The Commission was the public face of the Unionist government’s response to the wave of unrest sweeping the country. At the same time as White was secretly asking for naval support, and the military and police forces were dispatching their undercover agents to spy on and harass the Reds, the Borden cabinet wanted to show that it was at least considering the demands for progressive reform coming from many quarters of society. It also wanted to assess how much of the present discontent was based on legitimate grievances and how much on the infamous “outside agitators” that employers loved to blame. As a result, not many days after the Western Labor Conference in Calgary, Ottawa announced the creation of the Mathers Commission, consisting of the Chief Justice and six other commissioners: three business representatives and three from the world of labour, including Tom Moore, president of the national Trades and Labor Congress.
Many activists dismissed the commission as a ploy to camouflage the government’s actual disinterest in reform.
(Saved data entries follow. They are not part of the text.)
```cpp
int ptamd_gemm_group(const ptamd_gemm_args *args, int n, void *stream) {
  if (!args || n <= 0 || n > MAX_GROUP) return PTAMD_ERR_BAD_SHAPE;
  GemmGroup g;
  ReduceGroup r;
  g.n = r.n = n;
  int items = 0, blocks = 0;
// ... 40 lines not shown
```

### protein_transformer_amd/csrc/gemm_common.h

```cpp
#pragma once
#include "common.h"

namespace ptgemm {

typedef float f32x16 __attribute__((ext_vector_type(16)));
typedef float f32x4 __attribute__((ext_vector_type(4)));

constexpr int BM = 128, BN = 128, NT = 256;
constexpr int LD_C = 132;

struct GemmParams {
  int M, N, K;
  const float *A;
  int lda;
  const float *B;
  int ldb;
  float *C;
  int ldc;
  const float *bias;
  const float *residual;
  int ldr;
  int flags;
  float dropout_p;
  uint64_t seed;
  uint32_t stream_id;
  int k_per_split;
  int splits;
  size_t slab;
  int vec_epilogue;
  float *colsum;
  int colsum_share;
  float gate_scale;
  const uint32_t *scale_a, *scale_b;
  int scale_a_stride, scale_b_stride;
  int reserved_cus;
  const uint64_t *gate_mask;
  uint64_t *gate_mask_out;
  int mask_rb, mask_cb;
};
__device__ __forceinline__ uint32_t load_gate_masks(const GemmParams &p, int rb, int cb, int lane) {
  const int rbu = __builtin_amdgcn_readfirstlane(rb), cbu = __builtin_amdgcn_readfirstlane(cb);
  const bool in = rbu < p.mask_rb && cbu < p.mask_cb;
  const uint32_t *src = reinterpret_cast<const uint32_t *>(p.gate_mask + ((size_t)(in ? cbu : 0) * p.mask_rb + (in ? rbu : 0)) * 16);
  return src[lane & 31];
}
__device__ __forceinline__ bool gate_keep(uint32_t masks, int r) {
  const uint32_t lo = (uint32_t)__builtin_amdgcn_readlane((int)masks, 2 * r), hi = (uint32_t)__builtin_amdgcn_readlane((int)masks, 2 * r + 1);
  return __builtin_amdgcn_inverse_ballot_w64(((uint64_t)hi << 32) | lo);
}

template <bool KMAJOR, int BK>
__device__ __forceinline__ void load_stage(const float *__restrict__ src, int ld, int rows, int r0, int kend, int k0,
                                           int tid, float4 (&v)[BK / 8]) {
  constexpr int LPR = BK / 4;
#pragma unroll
  for (int i = 0; i < BK / 8; ++i) {
    if (!KMAJOR) {
      const int row = r0 + tid / LPR + (NT / LPR) * i, k = k0 + 4 * (tid % LPR);
      v[i] = (row < rows && k < kend) ? *reinterpret_cast<const float4 *>(src + (size_t)row * ld + k)
                                      : make_float4(0.f, 0.f, 0.f, 0.f);
    } else {
      const int k = k0 + (tid >> 5) + 8 * i, row = r0 + 4 * (tid & 31);
      v[i] = (k < kend && row < rows) ? *reinterpret_cast<const float4 *>(src + (size_t)k * ld + row)
                                      : make_float4(0.f, 0.f, 0.f, 0.f);
    }
  }
}
__device__ __forceinline__ float epilogue_value(float v, int row, int col, const GemmParams &p, uint32_t thr,
                                                float keep_scale) {
  if (p.bias) v += p.bias[col];
  if (p.flags & PTAMD_EPI_RELU) v = fmaxf(v, 0.f);
  if (p.dropout_p > 0.f) v = drop_keep(p.seed, p.stream_id, row, col, p.N, thr >> 16) ? v * keep_scale : 0.f;
  if (p.residual) {
    const float r = p.residual[(size_t)row * p.ldr + col];
    v = (p.flags & PTAMD_EPI_GATE) ? (r > 0.f ? v * p.gate_scale : 0.f) : v + r;
  }
  if (p.flags & PTAMD_EPI_TANH) v = tanhf(v);
  return v;
}
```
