constexpr int HD = 6;
constexpr int TZ = 4, TY = 4, TX = 16;
constexpr int HZ = TZ + 2, HY = TY + 2, HX = TX + 2;
constexpr int HVOX = HZ * HY * HX;
constexpr int NTHREADS = TZ * TY * TX;

struct TileGeom {
  int tiles_x, tiles_y, tiles_z;
};

__device__ __forceinline__ void tile_origin(int tile, const TileGeom g, int& z0, int& y0, int& x0) {
  const int tx = tile % g.tiles_x;
  const int t2 = tile / g.tiles_x;
  x0 = tx * TX;
  y0 = (t2 % g.tiles_y) * TY;
  z0 = (t2 / g.tiles_y) * TZ;
}

constexpr int KT_IT = (HVOX * 3 + NTHREADS - 1) / NTHREADS;
__device__ __forceinline__ float2 bf2_unpack(unsigned u) { return make_float2(__uint_as_float(u << 16), __uint_as_float(u & 0xffff0000u)); }
template <bool QK16 = false>
__device__ __forceinline__ void stage_k_load(float2 (&r)[KT_IT], const float* __restrict__ k, int64_t bbase, int z0, int y0,
                                             int x0, int D, int H, int W, int C, int hoff) {
  bool inside[KT_IT];
#pragma unroll
  for (int j = 0; j < KT_IT; ++j) {
    const int idx = min((int)threadIdx.x + j * NTHREADS, HVOX * 3 - 1);
    const int v = idx / 3, part = idx - v * 3;
    const int hx = v % HX, t = v / HX;
// ... 45 lines not shown
}

__device__ __forceinline__ void logits27(const float* __restrict__ kt, int lt, const float (&qs)[HD],
                                         const float* __restrict__ rpb_h, float (&lg)[27]) {
#pragma unroll
  for (int ki = 0; ki < 3; ++ki)
#pragma unroll
    for (int kj = 0; kj < 3; ++kj)
#pragma unroll
      for (int kk = 0; kk < 3; ++kk) {
        const int t = ki * 9 + kj * 3 + kk;
        float kv[HD];
        load6(kt + (lt + (ki * HY + kj) * HX + kk) * HD, kv);
        float s = rpb_h[t];
#pragma unroll
        for (int c = 0; c < HD; ++c) s = fmaf(qs[c], kv[c], s);
        lg[t] = s;
      }
}

__device__ __forceinline__ float softmax27(float (&lg)[27], float& m) {
  m = lg[0];
#pragma unroll
  for (int t = 1; t < 27; ++t) m = fmaxf(m, lg[t]);
  float s = 0.f;
#pragma unroll
  for (int t = 0; t < 27; ++t) {
    lg[t] = __expf(lg[t] - m);
    s += lg[t];
  }
  return 1.f / s;
}

template <bool QK16>
__global__ __launch_bounds__(NTHREADS) void na_fwd_kernel(const float* __restrict__ q, const float* __restrict__ k,
                                                          const float* __restrict__ rpb, float* __restrict__ out,
                                                          float* __restrict__ lse, int D, int H, int W, int heads,
                                                          float scale, TileGeom g) {
  __shared__ __attribute__((aligned(16))) float kt[HVOX * HD];
  __shared__ float rp[27];
  const int h = blockIdx.y, b = blockIdx.z;
  const int C = heads * HD;
  const int64_t V = (int64_t)D * H * W;
  int z0, y0, x0;
  tile_origin(blockIdx.x, g, z0, y0, x0);
  if (threadIdx.x < 27) rp[threadIdx.x] = rpb[h * 27 + threadIdx.x];
  stage_k_tile<QK16>(kt, k, (int64_t)b * V, z0, y0, x0, D, H, W, C, h * HD);
  __syncthreads();

  const int tx = threadIdx.x % TX, ty = (threadIdx.x / TX) % TY, tz = threadIdx.x / (TX * TY);
  const int z = z0 + tz, y = y0 + ty, x = x0 + tx;
  if (z >= D || y >= H || x >= W) return;
  const int64_t n = (int64_t)b * V + ((int64_t)z * H + y) * W + x;
  float qs[HD];
  load6g<QK16>(q, n * C + h * HD, qs);
#pragma unroll
  for (int c = 0; c < HD; ++c) qs[c] *= scale;
  float p[27];
  logits27(kt, (tz * HY + ty) * HX + tx, qs, rp, p);
  float mx;
  const float inv = softmax27(p, mx);
  if (lse) lse[n * heads + h] = mx - __logf(inv);
  float o0 = 0.f, o1 = 0.f, o2 = 0.f;
#pragma unroll
  for (int ki = 0; ki < 3; ++ki)
#pragma unroll
    for (int kj = 0; kj < 3; ++kj)
#pragma unroll
      for (int kk = 0; kk < 3; ++kk) {
        const float pv = p[ki * 9 + kj * 3 + kk];
        o0 += pv * (float)(ki - 1);
        o1 += pv * (float)(kj - 1);
        o2 += pv * (float)(kk - 1);
      }
  float* o = out + n * (heads * 3) + h * 3;
  o[0] = o0 * inv; o[1] = o1 * inv; o[2] = o2 * inv;
}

After it was all over, John Bruce, one of the labour representatives on the Commission, said it was “one of the bitterest lessons that ever I learned about political chicanery.” But this was probably unfair. Government ministers certainly wanted to defuse the powder keg, but they hoped that the Commission might actually do some good, first of all by identifying the extent of the discontent and second by providing some ideas that would help map out a moderate middle ground between left and right. Or, in the words of Chairman Mathers, the commission wanted to find ways “for establishing permanent improvements in the relations between employers and employees.” Obviously the government hoped that organized labour would buy into the moderate option, but this is not the same thing as calling the Commission a cynical ploy designed to drown significant reform in an ocean of talk.
As they set about their business, commissioners could be in no doubt as to the state of mind of Canadian workers. On the second day of hearings in Victoria, E.S. Woodward, a member of the Victoria Trades and Labor Council, served notice that
no government has ever impressed the workers, as a class, with more distrust than the present Government that is sitting at Ottawa.
This defiant tone of opposition was typical of what commissioners would hear over the subsequent seven weeks of testimony as they made their way by train across the country. "I advocate government ownership of everything,” declared machinist Frederick Eldridge in Sudbury, to loud applause from his audience. “I am a Bolshevist,” labour organizer Clifford Dane announced at the Halifax hearing, “and I will warn these two governments that trouble is coming and the men will have what belongs to them.”
In all, commissioners heard from 486 witnesses in twenty-eight cities from Vancouver Island to Cape Breton. Of course, not every witness was a socialist firebrand. Some were business owners who indulged in the customary Red scaremongering. In Vancouver, for example, N.G. Neill, manager of the British Columbia Employers’ Association, warned that the Bolsheviks in the city were being allowed to “undermine our whole system” and warned the commission that “we have to take some steps to stop this intrigue.” Neill was supported by J.J. Coughlan, a shipyard manager, who blamed socialist labour leaders for all the unrest.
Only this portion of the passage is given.